— TRY IT —
Copy exactly, please, each line of the data below until the line that contains "bn = slot % p.nbn;" has been copied, beginning at the top.

[Records contained in a dataset]
Start of Block
template <int WMB>
__global__ __launch_bounds__(512) void patchify_strip_kernel(GemmArgs p, PatchArgs q) {
    extern __shared__ __attribute__((aligned(16))) char smem[];
    constexpr int TM = 32 * WMB, TN = 256;
    constexpr int A_BYTES = TM * 128, W_BYTES = TN * 128, STAGE = A_BYTES + W_BYTES;
    constexpr int NPIECE = (TM + TN) / 8;
    const int tid = threadIdx.x, lane = tid & 63;
    const int wave = __builtin_amdgcn_readfirstlane(tid >> 6);
    const int wn = wave & 3, wm = wave >> 2;
    const int fr = lane & 15, fg = lane >> 4;
    int bn = blockIdx.x % p.nbn, bm = blockIdx.x / p.nbn;
    if (q.xcd_raster) {
        const int xcd = blockIdx.x & 7, slot = blockIdx.x >> 3;
        bm = xcd * (p.nbm >> 3) + slot / p.nbn;
        bn = slot % p.nbn;
    }
    const int m0 = bm * TM, n0 = bn * TN;
    const int srow = lane >> 3;
    const uint32_t lds_base = __builtin_amdgcn_readfirstlane((uint32_t)(uintptr_t)(__attribute__((address_space(3))) char*)smem);
    constexpr int PPW = (NPIECE + 7) / 8;
    int* segtab = (int*)(smem + 2 * STAGE);
    if (tid < 64) {
        const int c = tid / q.ps, ky = tid - c * q.ps;
        segtab[tid] = tid < q.nseg ? (c * q.H + ky) * q.W : -1;
    }
    const elem_t* src[PPW];
    const int schunk = (lane & 7) ^ srow;
    const int aseg = schunk >> 1;
#pragma unroll
    for (int i = 0; i < PPW; ++i) {
        const int pc = wave + 8 * i;
        src[i] = nullptr;
        if (pc < TM / 8) {
            const int r = pc * 8 + srow;
            const int m = min(m0 + r, p.M - 1);
            const int px = m % q.gw, py = (m / q.gw) % q.gh, b = m / (q.gw * q.gh);
            src[i] = q.img + (((long)b * q.C * q.H + (long)py * q.ps) * q.W + px * q.ps) + (schunk & 1) * 8;
        } else if (pc < NPIECE) {
            const int r = (pc - TM / 8) * 8 + srow;
            const int wchunk = (lane & 7) ^ w4_row_swizzle<false>(r);
            src[i] = p.W + (long)min(n0 + r, p.N - 1) * p.ldw + wchunk * 8;
        }
    }
    const bool tail_strip = __builtin_amdgcn_readfirstlane(m0 + TM >= p.M ? 1 : 0) != 0;
    __syncthreads();
    auto stage_t = [&](int buf, int kt, auto guarded) {
        const uint32_t sb = lds_base + buf * STAGE;
        const int off = segtab[kt * 4 + aseg];
#pragma unroll
        for (int i = 0; i < PPW; ++i) {
            const int pc = wave + 8 * i;
            if (pc >= NPIECE) continue;
            if (pc < TM / 8) {
                const elem_t* sp = off >= 0 ? src[i] + off : q.zeros;
                if (decltype(guarded)::value && off >= 0 && sp + 8 > q.img_end) {
                    const uint32_t* s32 = (const uint32_t*)sp;
                    *(uint4*)(smem + buf * STAGE + pc * 1024 + lane * 16) = make_uint4(s32[0], s32[1], s32[2], 0u);
                    asm volatile("s_waitcnt lgkmcnt(0)" ::: "memory");
                } else {
                    glds16(sp, sb + pc * 1024);
                }
            } else {
                glds16(src[i] + (long)kt * BK, sb + A_BYTES + (pc - TM / 8) * 1024);
            }
        }
    };
    auto stage = [&](int buf, int kt) {
        if (tail_strip) stage_t(buf, kt, std::true_type{});
        else stage_t(buf, kt, std::false_type{});
    };
    int swz[2], wswz[2];
    swz[0] = ((0 + fg) ^ (lane & 7)) << 4;
    swz[1] = ((4 + fg) ^ (lane & 7)) << 4;
    wswz[0] = ((0 + fg) ^ (fr >> 1)) << 4;
    wswz[1] = ((4 + fg) ^ (fr >> 1)) << 4;
    const int xoff = (wm * 16 * WMB + fr) * 128;
    const int woff = A_BYTES + (wn * 64 + w4_lane_row<false>(fr)) * 128;

    f32x4_t acc[4][WMB];
#pragma unroll
    for (int i = 0; i < 4; ++i)
#pragma unroll
        for (int j = 0; j < WMB; ++j) acc[i][j] = f32x4_t{0.f, 0.f, 0.f, 0.f};
    const int nk = p.K / BK;
    stage(0, 0);
    for (int kt = 0; kt < nk; ++kt) {
        const int cur = kt & 1;
        asm volatile("s_waitcnt vmcnt(0)" ::: "memory");
        __builtin_amdgcn_s_barrier();
        if (kt + 1 < nk) stage(cur ^ 1, kt + 1);
        const char* base = smem + cur * STAGE;
#pragma unroll
        for (int kk = 0; kk < 2; ++kk) {
            uint4 wf[4], xf[WMB];
#pragma unroll
            for (int i = 0; i < 4; ++i) wf[i] = *(const uint4*)(base + wswz[kk] + woff + w4_frag_row<false>(i) * 128);
#pragma unroll
            for (int j = 0; j < WMB; ++j) xf[j] = *(const uint4*)(base + swz[kk] + xoff + j * 16 * 128);
#pragma unroll
            for (int j = 0; j < WMB; ++j)
#pragma unroll
                for (int i = 0; i < 4; ++i) acc[i][j] = mfma16(wf[i], xf[j], acc[i][j]);
        }
    }
    const int nb = n0 + wn * 64 + 8 * fg;
    float bv[2][8];
#pragma unroll
    for (int pp = 0; pp < 2; ++pp) {
        if ((p.flags & EPI_BIAS) && nb + pp * 32 + 8 <= p.N) unpack8(*(const uint4*)(p.bias + nb + pp * 32), bv[pp]);
        else {
#pragma unroll
            for (int e = 0; e < 8; ++e) bv[pp][e] = -0.0f;
        }
    }
    elem_t* cb = (elem_t*)p.C + nb;
#pragma unroll
    for (int j = 0; j < WMB; ++j) {
        const int m = m0 + wm * 16 * WMB + j * 16 + fr;
#pragma unroll
        for (int pp = 0; pp < 2; ++pp) {
            float v[8];
#pragma unroll
            for (int e = 0; e < 8; ++e) v[e] = acc[2 * pp + (e >> 2)][j][e & 3] + bv[pp][e];
            if (m < p.M && nb + pp * 32 + 8 <= p.N) *(uint4*)(cb + (long)m * p.ldc + pp * 32) = pack8(v);
        }
    }
}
End of Block
— ANSWER —
template <int WMB>
__global__ __launch_bounds__(512) void patchify_strip_kernel(GemmArgs p, PatchArgs q) {
    extern __shared__ __attribute__((aligned(16))) char smem[];
    constexpr int TM = 32 * WMB, TN = 256;
    constexpr int A_BYTES = TM * 128, W_BYTES = TN * 128, STAGE = A_BYTES + W_BYTES;
    constexpr int NPIECE = (TM + TN) / 8;
    const int tid = threadIdx.x, lane = tid & 63;
    const int wave = __builtin_amdgcn_readfirstlane(tid >> 6);
    const int wn = wave & 3, wm = wave >> 2;
    const int fr = lane & 15, fg = lane >> 4;
    int bn = blockIdx.x % p.nbn, bm = blockIdx.x / p.nbn;
    if (q.xcd_raster) {
        const int xcd = blockIdx.x & 7, slot = blockIdx.x >> 3;
        bm = xcd * (p.nbm >> 3) + slot / p.nbn;
        bn = slot % p.nbn;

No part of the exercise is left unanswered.